MHMConstruction said:


> woodmagman - you are the man!!! I'll bet your fingers are tired as heck
> 
> :thumbup:
> 
> many thanks - dats the kind of stuff I was looking for


 Please send $14.95 to your local "food bank":laughing:


----------



## MHMConstruction (Jan 18, 2007)

consider it done, my man

tis the season for doin some givin!


----------



## neolitic (Apr 20, 2006)

woodmagman said:


> House/with attached Garage Renovation ..............................................
> Exterior Decks and Stairs
> Utility Rough-Ins and Complete Concrete
> Rough-in plumbing
> ...


I always like to do electrical _after_ HVAC.
Least flexible first to most flexible last.
And fewer possible collisions of romex with sharp metal


----------



## MechanicalDVR (Jun 23, 2007)

neolitic said:


> I always like to do electrical _after_ HVAC.
> Least flexible first to most flexible last.
> And fewer possible collisions of romex with sharp metal


 
Good point, more guys need to learn that one. It would lower my Tums and sawzall blade budget for the year.


----------



## neolitic (Apr 20, 2006)

MechanicalDVR said:


> Good point, more guys need to learn that one. It would lower my Tums and sawzall blade budget for the year.


*Pain *is _my _teacher


----------



## GregS (Oct 1, 2006)

neolitic said:


> I always like to do electrical _after_ HVAC.
> Least flexible first to most flexible last.
> And fewer possible collisions of romex with sharp metal


I like to get in before the HVAC to run vac pipe. That way when the HVAC guy comes in to run his duct work and he cuts out my vac pipe, I can backcharge the builder for fixing it :jester:


----------



## Joasis (Mar 28, 2006)

One thing you might wish to consider is the "wish list", in addition to the very valuable list above. Nothing worse then standing in a finished room and saying "I wish........."

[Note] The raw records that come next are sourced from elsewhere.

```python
class MnasConvGemm(C.Structure):
    _fields_ = [("mode", C.c_int32), ("N", C.c_int32), ("Hi", C.c_int32), ("Wi", C.c_int32), ("Ci", C.c_int32),
                ("Ho", C.c_int32), ("Wo", C.c_int32), ("Co", C.c_int32), ("kh", C.c_int32), ("kw", C.c_int32),
# ... 323 lines not shown
                                        c_void_p]),
    "mnas_head_cross_entropy_metrics": (c_int, [c_void_p, c_void_p, c_int, c_int, c_int64, c_void_p, c_void_p, c_void_p, c_void_p,
                                                C.POINTER(c_int), c_int, c_void_p, c_void_p, c_void_p]),
    "mnas_head_metrics": (c_int, [c_void_p, c_void_p, c_int, c_int, C.POINTER(c_int), c_int, c_void_p, c_void_p, c_void_p,
                                  c_void_p]),
    "mnas_head_cross_entropy_soft": (c_int, [c_void_p, c_void_p, c_void_p, c_void_p, c_float, c_int, c_int, c_int64, c_void_p,
                                             c_void_p, c_void_p, c_void_p, C.POINTER(c_int), c_int, c_void_p, c_void_p, c_void_p]),
    "mnas_head_cross_entropy_kd": (c_int, [c_void_p, c_void_p, c_void_p, c_void_p, c_float, c_void_p, c_void_p, c_float, c_float, c_int,
                                           c_int, c_int64, c_void_p, c_void_p, c_void_p, c_void_p, c_void_p, C.POINTER(c_int), c_int,
                                           c_void_p, c_void_p, c_void_p]),
    "mnas_mlabel_scratch_bytes": (c_int64, [c_int]),
    "mnas_mlabel_bce": (c_int, [c_void_p, c_void_p, c_void_p, c_int, c_int, c_int, c_float, c_float, c_void_p, c_void_p, c_void_p,
                                c_void_p, c_int64, c_int64, c_int64, c_void_p]),
    "mnas_mlabel_metrics": (c_int, [c_void_p, c_void_p, c_int, c_int, c_void_p, c_void_p, c_void_p, c_int64, c_int64, c_int64,
                                    c_void_p]),
    "mnas_mlabel_hard_dice": (c_int, [c_void_p, c_void_p, c_int, c_int, c_float, c_int, c_void_p, c_void_p, c_void_p]),
    "mnas_se_scale": (c_int, [C.POINTER(MnasActIn), c_void_p, c_int, c_int, c_int, c_void_p, c_void_p]),
    "mnas_se_bwd_reduce": (c_int, [c_void_p, C.POINTER(MnasActIn), c_void_p, c_int, c_int, c_int, c_void_p, c_void_p, c_void_p]),
    "mnas_se_scratch_bytes": (c_int64, [c_int, c_int, c_int]),
    "mnas_se_bwd_apply": (c_int, [c_void_p, c_void_p, c_void_p, c_int, c_int, c_int, c_void_p, c_void_p, c_void_p, c_void_p, c_void_p]),
    "mnas_se_bwd_apply_cols": (c_int, [c_int, c_int, c_int]),
    "mnas_se_gate": (c_int, [c_void_p, c_int, c_int, c_void_p, c_void_p]),
    "mnas_se_proj_finalize": (c_int, [c_void_p, c_int, c_int, c_int, c_int, c_void_p, c_void_p, c_void_p, c_int, c_void_p, c_void_p]),
    "mnas_stem_dgrad": (c_int, [c_void_p, c_void_p] + [c_int] * 6 + [c_void_p] * 3),
    "mnas_se_fc_supported": (c_int, [c_int, c_int]),
    "mnas_se_fc_fwd": (c_int, [c_void_p] * 5 + [c_int] * 3 + [c_void_p] * 4),
    "mnas_se_fc_bwd": (c_int, [c_void_p] * 5 + [c_int] * 3 + [c_void_p] * 6 + [c_int, c_void_p]),
    "mnas_conv_gemm_gate_ok": (c_int, [c_int, c_int, c_int, c_int]),
    "mnas_graph_create": (c_int, [C.POINTER(MnasOp), c_int, C.POINTER(c_void_p), c_int, C.POINTER(c_void_p), C.POINTER(c_int)]),
    "mnas_graph_launch": (c_int, [c_void_p, c_void_p]),
    "mnas_graph_destroy": (c_int, [c_void_p]),
    "mnas_version": (c_int, []),
    "mnas_arch": (C.c_char_p, []),
    "mnas_workspace_bytes": (c_int64, [c_int, c_int, c_int, c_int]),
    "mnas_conv_gemm": (c_int, [C.POINTER(MnasConvGemm), c_void_p]),
    "mnas_conv_gemm_route": (c_int, [C.POINTER(MnasConvGemm), C.POINTER(c_int)]),
    "mnas_conv_gemm_instance": (c_int, [C.POINTER(MnasConvGemm), C.POINTER(c_int)]),
    "mnas_conv_gemm_tile_pixels": (c_int, [c_int, c_int, c_int]),
    "mnas_conv_gemm_parts": (c_int, [c_int, c_int, c_int, c_int, c_int]),
    "mnas_conv_wgrad": (c_int, [C.POINTER(MnasConvWgrad), c_void_p]),
    "mnas_conv_wgrad_instance": (c_int, [C.POINTER(MnasConvWgrad), C.POINTER(c_int)]),
    "mnas_conv_wgrad_slabs": (c_int, [c_int, c_int, c_int]),
    "mnas_wgrad_finalize": (c_int, [c_void_p, c_int, c_int, c_int, c_int, c_void_p, c_int, c_void_p]),
    "mnas_pw_bwd": (c_int, [C.POINTER(MnasPwBwd), c_void_p]),
    "mnas_pw_bwd_supported": (c_int, [c_int, c_int]),
    "mnas_pw_bwd_forms": (c_int, [c_int, c_int]),
    "mnas_pw_bwd_instance": (c_int, [C.POINTER(MnasPwBwd), C.POINTER(c_int)]),
    "mnas_pw_bwd_tile_pixels": (c_int, [c_int, c_int]),
    "mnas_pw_bwd_slices": (c_int, [c_int, c_int]),
    "mnas_dw_fwd": (c_int, [C.POINTER(MnasDwFwd), c_void_p]),
    "mnas_dw_bwd": (c_int, [C.POINTER(MnasDwBwd), c_void_p]),
    "mnas_dw_rows": (c_int, [c_int, c_int, c_int, c_int, c_int, c_int, c_int]),
    "mnas_dw_geometry": (c_int, [c_int, c_int, c_int, c_int, c_int, c_int, C.POINTER(c_int)]),
    "mnas_dw_wgrad_finalize": (c_int, [c_void_p, c_int, c_int, c_int, c_void_p, c_int, c_void_p]),
    "mnas_stem_fwd": (c_int, [C.POINTER(MnasStemFwd), c_void_p]),
    "mnas_stem_wgrad": (c_int, [C.POINTER(MnasStemWgrad), c_void_p]),
    "mnas_bn_fwd_finalize": (c_int, [c_void_p, c_int, c_int, c_double, c_void_p, c_void_p, c_void_p, c_void_p,
                                     c_void_p, c_float, c_float, c_int, c_void_p, c_void_p]),
    "mnas_bn_bwd_reduce": (c_int, [c_void_p, c_void_p, c_void_p, c_int64, c_int, c_int, c_void_p, c_void_p]),
    "mnas_tconv_dgrad": (c_int, [C.POINTER(MnasTconvDgrad), c_void_p]),
    "mnas_tconv_dgrad_instance": (c_int, [C.POINTER(MnasTconvDgrad), C.POINTER(c_int)]),
    "mnas_tconv_supported": (c_int, [c_int, c_int, c_int, c_int]),
    "mnas_tconv_parts": (c_int, [c_int, c_int, c_int, c_int, c_int]),
    "mnas_bwd_post": (c_int, [C.POINTER(MnasBwdPost), c_void_p]),
    "mnas_bwd_post_frozen": (c_int, [C.POINTER(MnasBwdPostFrozen), c_void_p]),
    "mnas_bn_bwd_finalize_frozen": (c_int, [c_void_p, c_int, c_int, c_void_p, c_void_p, c_void_p, c_void_p, c_int, c_void_p]),
    "mnas_bn_frozen_tables": (c_int, [c_void_p, c_int, c_void_p]),
    "mnas_dy_materialize": (c_int, [C.POINTER(MnasGradIn), c_int64, c_int, c_void_p, c_void_p]),
    "mnas_bn_bwd_finalize": (c_int, [c_void_p, c_int, c_int, c_double, c_void_p, c_void_p, c_void_p, c_int, c_void_p]),
    "mnas_add_act": (c_int, [C.POINTER(MnasActIn), C.POINTER(MnasActIn), c_int64, c_int, c_void_p, c_void_p, c_int,
                             c_void_p]),
    "mnas_pool_act": (c_int, [C.POINTER(MnasActIn), c_int, c_int, c_int, c_void_p, c_void_p]),
    "mnas_pool_bwd": (c_int, [c_void_p, c_int, c_int, c_int, c_void_p, c_void_p]),
    "mnas_nchw_f32_to_nhwc_bf16": (c_int, [c_void_p, c_void_p, c_int, c_int, c_int, c_void_p]),
    "mnas_pack_weights": (c_int, [c_void_p, c_int, c_int, c_int, c_int, c_int, c_void_p, c_void_p]),
    "mnas_pack_weights_batch": (c_int, [c_void_p, c_int, c_void_p]),
    "mnas_packed_bytes": (c_int64, [c_int, c_int, c_int, c_int, c_int]),
    "mnas_adam_step": (c_int, [c_void_p, c_void_p, c_void_p, c_void_p, c_int64, c_float, c_float, c_float, c_float,
                               c_float, c_int, c_float, c_void_p]),
    "mnas_rmsprop_step": (c_int, [c_void_p, c_void_p, c_void_p, c_void_p, c_int64, c_float, c_float, c_float, c_float, c_float,
                                  c_float, c_void_p]),
    "mnas_sgd_step": (c_int, [c_void_p, c_void_p, c_void_p, c_int64, c_float, c_float, c_float, c_float, c_int, c_int, c_float,
                              c_void_p]),
    "mnas_grad_sqnorm": (c_int, [c_void_p, c_int64, c_float, c_void_p, c_int, C.POINTER(c_int), c_void_p]),
    "mnas_adam_step_ex": (c_int, [c_void_p, c_void_p, c_void_p, c_void_p, c_int64, c_float, c_float, c_float, c_float,
                                  c_float, c_int, c_float, C.POINTER(MnasOptExtra), c_void_p]),
    "mnas_rmsprop_step_ex": (c_int, [c_void_p, c_void_p, c_void_p, c_void_p, c_int64, c_float, c_float, c_float, c_float, c_float,
                                     c_float, C.POINTER(MnasOptExtra), c_void_p]),
    "mnas_sgd_step_ex": (c_int, [c_void_p, c_void_p, c_void_p, c_int64, c_float, c_float, c_float, c_float, c_int, c_int, c_float,
                                 C.POINTER(MnasOptExtra), c_void_p]),
    "mnas_adam_step_seg": (c_int, [c_void_p, c_void_p, c_void_p, c_void_p, c_float, c_float, c_float, c_int, c_float,
                                   C.POINTER(MnasOptSegs), C.POINTER(MnasOptExtra), c_void_p]),
    "mnas_rmsprop_step_seg": (c_int, [c_void_p, c_void_p, c_void_p, c_void_p, c_float, c_float, c_float, c_float,
                                      C.POINTER(MnasOptSegs), C.POINTER(MnasOptExtra), c_void_p]),
    "mnas_sgd_step_seg": (c_int, [c_void_p, c_void_p, c_void_p, c_float, c_float, c_int, c_int, c_float,
                                  C.POINTER(MnasOptSegs), C.POINTER(MnasOptExtra), c_void_p]),
    "mnas_run_ops": (c_int, [C.POINTER(MnasOp), c_int, c_void_p, C.POINTER(c_int)]),
    "mnas_run_ops_multi": (c_int, [C.POINTER(MnasOp), c_int, C.POINTER(c_void_p), c_int, C.POINTER(c_int)]),
    "mnas_event_create": (c_int, [C.POINTER(c_void_p)]),
    "mnas_event_destroy": (c_int, [c_void_p]),
    "mnas_event_record": (c_int, [c_void_p, c_void_p]),
    "mnas_event_elapsed_ms": (c_int, [c_void_p, c_void_p, C.POINTER(c_float)]),
    "mnas_probe_copy": (c_int, [c_void_p, c_void_p, c_int64, c_void_p]),
    "mnas_probe_valu": (c_int, [c_void_p, c_int, c_int, c_void_p]),
    "mnas_probe_copy4": (c_int, [c_void_p, c_void_p, c_int64, c_int, c_void_p]),
    "mnas_probe_read": (c_int, [c_void_p, c_void_p, c_int64, c_int, c_void_p]),
# ... 50 lines not shown
```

The single largest screwup, besides not having media cable in, is actual room sizing and placement. "Well......it looked perfect in the prints" is a common thing. I actually had the HO's stand in a garage while I laid out 2x4's to represent walls for the bathrooms and doors, and yes, there were changes. This all happened before we broke ground.


----------



## Joasis (Mar 28, 2006)

joasis said:


> One thing you might wish to consider is the "wish list", in addition to the very valuable list above. Nothing worse then standing in a finished room and saying "I wish........."
> 
> The single largest screwup, besides not having media cable in, is actual room sizing and placement. "Well......it looked perfect in the prints" is a common thing. I actually had the HO's stand in a garage while I laid out 2x4's to represent walls for the bathrooms and doors, and yes, there were changes. This all happened before we broke ground.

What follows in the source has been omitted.